* _Try it_:
Among the entries below, take the line with "MODE>(args, bat, (int)blockIdx.y);" and the line with "float xb[n], ub[m], q[n], Dinv[n], b0[n], J[NC][n], phi[NC];", and output them and every line between them exactly, with nothing else.

Items listed in a dataset
template <class Model, int MODE, bool RNG, bool FUSE, bool BATCH>
__global__ __launch_bounds__(kUgBlock) void smooth_ug_kernel(SmoothArgs args, std::conditional_t<BATCH, SmoothBatch, SmoothSolo> bat) {
    using TR = SmoothTraits<Model, MODE>;
    constexpr int n = TR::n, m = TR::m, P = TR::P, NC = Model::NC;
    constexpr int BLOCK = kUgBlock, NW = BLOCK / 64;
    static_assert(TR::Z0 == n && NC == 8 && m == 4, "u-only smoothing of an 8-row contact model with 4 commands");
    static_assert(P < kBlock, "the hand-off's group reduction");
    constexpr int NG = m * (m + 1) / 2;
    constexpr int PI = TR::FIRST_B ? 1 : NG + m * NC + m;
    constexpr int PPI = irs_reduce_pad(TR::FIRST_B ? n * m : PI);
    constexpr int QE = m + 1;
    constexpr bool UCOL = !TR::FIRST_B && kUgStepColumns;
    __shared__ UgLds<Model> S;
    __shared__ UgNomLds nomL;
    __shared__ float ring_all[NW * kUgRing * QE];
    __shared__ float red[NW * (PPI > TR::PP ? PPI : TR::PP)];
    __shared__ float toti[PPI];
    __shared__ unsigned hist[TR::FIRST_B ? (1 << NC) : 1];
    __shared__ double red64[TR::NGRP * P];
    __shared__ double tot[P];
    __shared__ FinalizeLds<Model, MODE> fin;
    __shared__ int s_ticket;

    decltype(auto) a = smooth_row<Model, MODE>(args, bat, (int)blockIdx.y);
    const int t = smooth_row_t(a, (int)blockIdx.y), blk = blockIdx.x, tid = threadIdx.x;
    const int lane = tid & 63, wave = tid >> 6;

    UG_STAMP(0);
    const bool nominal_wave = blk == 0 && wave == NW - 1;
    double nom_r = 0.0;
    if (nominal_wave && !(a.diag & 2)) nom_r = ug_nominal_geometry<Model>(a, nomL, t, lane);
    if (wave == 0) {
        float xb[n], ub[m], q[n], Dinv[n], b0[n], J[NC][n], phi[NC];
#pragma unroll
        for (int i = 0; i < n; ++i) xb[i] = (float)a.x_trj[(size_t)t * n + i];
#pragma unroll
        for (int j = 0; j < m; ++j) ub[j] = (float)a.u_trj[(size_t)t * m + j];
        Model::template assemble<float>(a.p, xb, ub, q, Dinv, b0, J, phi);
        if (lane == 0) {
#pragma unroll
            for (int i = 0; i < NC; ++i) {
                S.phi[i] = phi[i];
#pragma unroll
                for (int k = 0; k < n; ++k) S.Jc[i][k] = J[i][k];
            }
#pragma unroll
            for (int k = 0; k < n; ++k) { S.Db0[k] = b0[k] * Dinv[k]; S.q[k] = q[k]; S.Dinv[k] = Dinv[k]; }
#pragma unroll
            for (int j = 0; j < m; ++j) S.DK[j] = Dinv[Model::act(j)] * Model::template stiffness<float>(a.p, j);
        }
    }
    if constexpr (TR::FIRST_B) {
        for (int q = tid; q < (1 << NC); q += BLOCK) hist[q] = 0u;
    }
    __syncthreads();
    if (tid < NC * NC) {
        const int i = tid / NC, j = tid % NC, hi = i > j ? i : j, lo = i > j ? j : i;
        float w = (S.Jc[hi][0] * S.Dinv[0]) * S.Jc[lo][0];
#pragma unroll
        for (int k = 1; k < n; ++k) w = w + (S.Jc[hi][k] * S.Dinv[k]) * S.Jc[lo][k];
        S.W[i][j] = w;
        if (i == j) {
            S.Wd[i] = w;
            S.invw[i] = (float)kContactPgsOmega * irs_rcp_fast(w);
        }
    } else if (tid < NC * NC + NC) {
        const int i = tid - NC * NC;
        float ri = S.phi[i];
#pragma unroll
        for (int k = 0; k < n; ++k) ri = ri - S.Jc[i][k] * S.Db0[k];
        S.r0[i] = ri;
    } else if (tid < 2 * NC * NC + NC) {
        const int e = tid - (NC * NC + NC), k = e / NC, c = e % NC;
        if (k < n) S.JD[k][c] = S.Jc[c][k] * S.Dinv[k];
    } else if (tid < 2 * NC * NC + NC + m * NC) {
        const int e = tid - (2 * NC * NC + NC), j = e / NC, c = e % NC;
        S.C[j][c] = (S.Jc[c][Model::act(j)] * S.Dinv[Model::act(j)]) * Model::template stiffness<float>(a.p, j);
    }
    __syncthreads();
    UG_STAMP(1);
    if (!(a.diag & 4))
        for (int e = tid; e < 2 * (1 << NC); e += BLOCK) ug_build_entry<Model, UCOL>(S, (unsigned)(e >> 1), e & 1);
    __syncthreads();

    UG_STAMP(2);
    UgUni<NC> U;
    {
        int q = 0;
#pragma unroll
        for (int i = 0; i < NC; ++i)
#pragma unroll
            for (int j = i; j < NC; ++j) U.W[q++] = S.W[i][j];
#pragma unroll
        for (int i = 0; i < NC; ++i) { U.invw[i] = S.invw[i]; U.r0[i] = S.r0[i]; }
    }

    float acc[PPI];
#pragma unroll
    for (int i = 0; i < PPI; ++i) acc[i] = 0.f;

    if (nominal_wave && !(a.diag & 2)) ug_nominal<Model, UCOL>(a, U, S, nomL, nom_r, t, lane);
    if (nominal_wave) UG_STAMP(8);
    if (!(a.diag & 8)) {
        const int V = a.nblk * NW;
        const int me = nominal_wave ? V - 1 : (blk == 0 ? wave : blk * NW - 1 + wave);
        const int nblocks = (a.N + 63) / 64;
        int round = nominal_wave ? kUgNomRounds : 0;
        auto block_of = [&](int k) { return k < kUgNomRounds ? k * (V - 1) + me : kUgNomRounds * (V - 1) + (k - kUgNomRounds) * V + me; };
        float* ring = ring_all + wave * (kUgRing * QE);
        int qhead = 0, qtail = 0;
        int bk = block_of(round);
        float du_next[m];
#pragma unroll
        for (int j = 0; j < m; ++j) du_next[j] = 0.f;
        auto request = [&](int block) {
            if constexpr (!RNG) {
                if (block < nblocks) {
                    const int sidx = block * 64 + lane;
                    const size_t row = (size_t)t * a.N + (sidx < a.N ? sidx : a.N - 1);
                    load_row<m>(a.du + row * m, du_next);
                }
            }
        };
        request(bk);
        while (true) {
            const bool fresh = bk < nblocks;
            const int pending = qtail - qhead;
            const bool flush = pending >= 64 || (!fresh && pending > 0);
            if (!fresh && !flush) break;
            float du[m], r[NC], lam[NC];
            bool on, fin_ = true;
            if (flush) {
                __builtin_amdgcn_fence(__ATOMIC_RELEASE, "wavefront");
                __builtin_amdgcn_wave_barrier();
                __builtin_amdgcn_fence(__ATOMIC_ACQUIRE, "wavefront");
                const int take = min(64, pending);
                on = lane < take;
                const int slot = (qhead + (on ? lane : 0)) & (kUgRing - 1);
#pragma unroll
                for (int j = 0; j < m; ++j) du[j] = ring[slot * QE + j];
                const unsigned wm = __float_as_uint(ring[slot * QE + m]);
                const float tolv = ug_rhs<Model>(U, S, du, r);
                ug_full<Model, UCOL>(S, r, du, tolv, wm, lam, (a.diag & 128) ? 8 : ((a.diag & 256) ? 12 : 4 * NC));
                qhead += take;
            } else {
                const int sidx = bk * 64 + lane;
                on = sidx < a.N;
                if constexpr (RNG) {
                    const unsigned long long gidx = a.sample_offset + (unsigned long long)sidx;
#pragma unroll
                    for (int j = n / 4; j < (n + m + 3) / 4; ++j) {
                        float g4[4];
                        philox_normal4(gidx, (unsigned)t, (unsigned)j, a.iter, a.seed, g4);
#pragma unroll
                        for (int c = 0; c < 4; ++c) {
                            const int idx = 4 * j + c;
                            if (idx >= n && idx < n + m) du[idx - n] = __fmul_rn(g4[c], a.std[idx]);
                        }
                    }
                } else {
#pragma unroll
                    for (int j = 0; j < m; ++j) du[j] = du_next[j];
                    request(block_of(round + 1));
                }
                const float tolv = ug_rhs<Model>(U, S, du, r);
                unsigned mask = 0u;
                fin_ = ug_try<Model>(U, S, r, du, tolv, lam, mask, a.diag);
                if (a.diag & 16) fin_ = true;
                const bool hard = on && !fin_;
                const unsigned long long bal = __ballot(hard);
                if (hard) {
                    const int slot = (qtail + __popcll(bal & ((1ull << lane) - 1ull))) & (kUgRing - 1);
#pragma unroll
                    for (int j = 0; j < m; ++j) ring[slot * QE + j] = du[j];
                    ring[slot * QE + m] = __uint_as_float(mask);
                }
                qtail += __popcll(bal);
                bk = block_of(++round);
            }
            const bool use = on && fin_;
            bool nonfinite = false;
#pragma unroll
            for (int j = 0; j < m; ++j) nonfinite = nonfinite || irs_nonfinite_bits(du[j]);
            if constexpr (TR::FIRST_B) {
                unsigned I = 0u;
#pragma unroll
                for (int i = 0; i < NC; ++i) I |= (lam[i] * S.Wd[i] > (float)kContactActiveTol) ? (1u << i) : 0u;
                if (use) __hip_atomic_fetch_add(&hist[I], 1u, __ATOMIC_RELAXED, __HIP_MEMORY_SCOPE_WORKGROUP);
                if (on && nonfinite) acc[0] = irs_poison();
            } else {
                float zz[m];
#pragma unroll
                for (int j = 0; j < m; ++j) zz[j] = use ? du[j] : 0.f;
                int q = 0;
#pragma unroll
                for (int i = 0; i < m; ++i)
#pragma unroll
                    for (int j = i; j < m; ++j) { acc[q] = fmaf(zz[i], zz[j], acc[q]); ++q; }
#pragma unroll
                for (int i = 0; i < m; ++i)
#pragma unroll
                    for (int c = 0; c < NC; ++c) { acc[q] = fmaf(zz[i], lam[c], acc[q]); ++q; }
#pragma unroll
                for (int i = 0; i < m; ++i) { acc[q] += zz[i]; ++q; }
                if (on && nonfinite) acc[0] = irs_poison();
            }
        }
    }

    UG_STAMP(3);
    if (blk == 0 && wave == 1) UG_STAMP(9);
    if constexpr (TR::FIRST_B) {
        __syncthreads();
        unsigned poison_bits = __float_as_uint(acc[0]);
        asm volatile("" : "+v"(poison_bits));
#pragma unroll
        for (int i = 0; i < PPI; ++i) acc[i] = 0.f;
        for (int I = tid; I < (1 << NC); I += BLOCK) {
            const unsigned cnt = hist[I];
            if (cnt == 0u) continue;
            const float* e = &S.tab[I][0];
            const unsigned ap = __float_as_uint(e[kUgTabSet]);
            float Y[NC][m];
#pragma unroll
            for (int i = 0; i < NC; ++i) {
                const bool in = ((ap >> i) & 1u) != 0u;
#pragma unroll
                for (int c = 0; c < m; ++c) {
                    float s = 0.f;
#pragma unroll
                    for (int j = 0; j < NC; ++j) s = fmaf(e[kUgTabX + 8 * j + i], S.Jc[j][Model::act(c)], s);
                    Y[i][c] = in ? -s : 0.f;
                }
            }
#pragma unroll
            for (int k = 0; k < n; ++k)
#pragma unroll
                for (int c = 0; c < m; ++c) {
                    float s = 0.f;
#pragma unroll
                    for (int i = 0; i < NC; ++i) s = fmaf(S.Jc[i][k], Y[i][c], s);
                    const float Bkc = (k == Model::act(c) ? 1.f : 0.f) - S.Dinv[k] * s;
                    acc[Model::perm(k) * m + c] += (float)cnt * Bkc;
                }
        }
        if ((poison_bits & 0x7f800000u) == 0x7f800000u) acc[0] = irs_poison();
        block_reduce_lds<P, NW>(acc, red);
    } else {
        block_reduce_lds<PI, NW>(acc, red);
        __syncthreads();
        for (int q = tid; q < PI; q += BLOCK) {
            float s = red[q];
#pragma unroll
            for (int w = 1; w < NW; ++w) s += red[w * PPI + q];
            toti[q] = s;
        }
        __syncthreads();
        float out = 0.f;
        if (tid < P) {
            if (tid < NG) out = toti[tid];
            else if (tid < NG + m * n) {
                const int i = (tid - NG) / n, kext = (tid - NG) % n;
                int k = 0, jact = -1;
#pragma unroll
                for (int kk = 0; kk < n; ++kk) k = (Model::perm(kk) == kext) ? kk : k;
#pragma unroll
                for (int j = 0; j < m; ++j) jact = (Model::act(j) == k) ? j : jact;
                float s = -S.Db0[k] * toti[NG + m * NC + i];
                for (int c = 0; c < NC; ++c) s = fmaf(S.JD[k][c], toti[NG + i * NC + c], s);
                if (jact >= 0) {
                    const int lo = i < jact ? i : jact, hi = i < jact ? jact : i;
                    s = fmaf(S.DK[jact], toti[lo * m - lo * (lo - 1) / 2 + (hi - lo)], s);
                }
                out = s;
            } else {
                out = toti[NG + m * NC + (tid - NG - m * n)];
            }
        }
        __syncthreads();
        for (int q = tid; q < NW * TR::PP; q += BLOCK) red[q] = 0.f;
        __syncthreads();
        if (tid < P) red[tid] = out;
    }
    UG_STAMP(4);
    smooth_finish<Model, MODE, FUSE, BLOCK, true, std::remove_cv_t<std::remove_reference_t<decltype(a)>>>(a, red, red64, tot, fin, s_ticket, t, blk, tid, a.fnom + (size_t)t * n);
    UG_STAMP(5);
}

* _Expected output_:
    decltype(auto) a = smooth_row<Model, MODE>(args, bat, (int)blockIdx.y);
    const int t = smooth_row_t(a, (int)blockIdx.y), blk = blockIdx.x, tid = threadIdx.x;
    const int lane = tid & 63, wave = tid >> 6;

    UG_STAMP(0);
    const bool nominal_wave = blk == 0 && wave == NW - 1;
    double nom_r = 0.0;
    if (nominal_wave && !(a.diag & 2)) nom_r = ug_nominal_geometry<Model>(a, nomL, t, lane);
    if (wave == 0) {
        float xb[n], ub[m], q[n], Dinv[n], b0[n], J[NC][n], phi[NC];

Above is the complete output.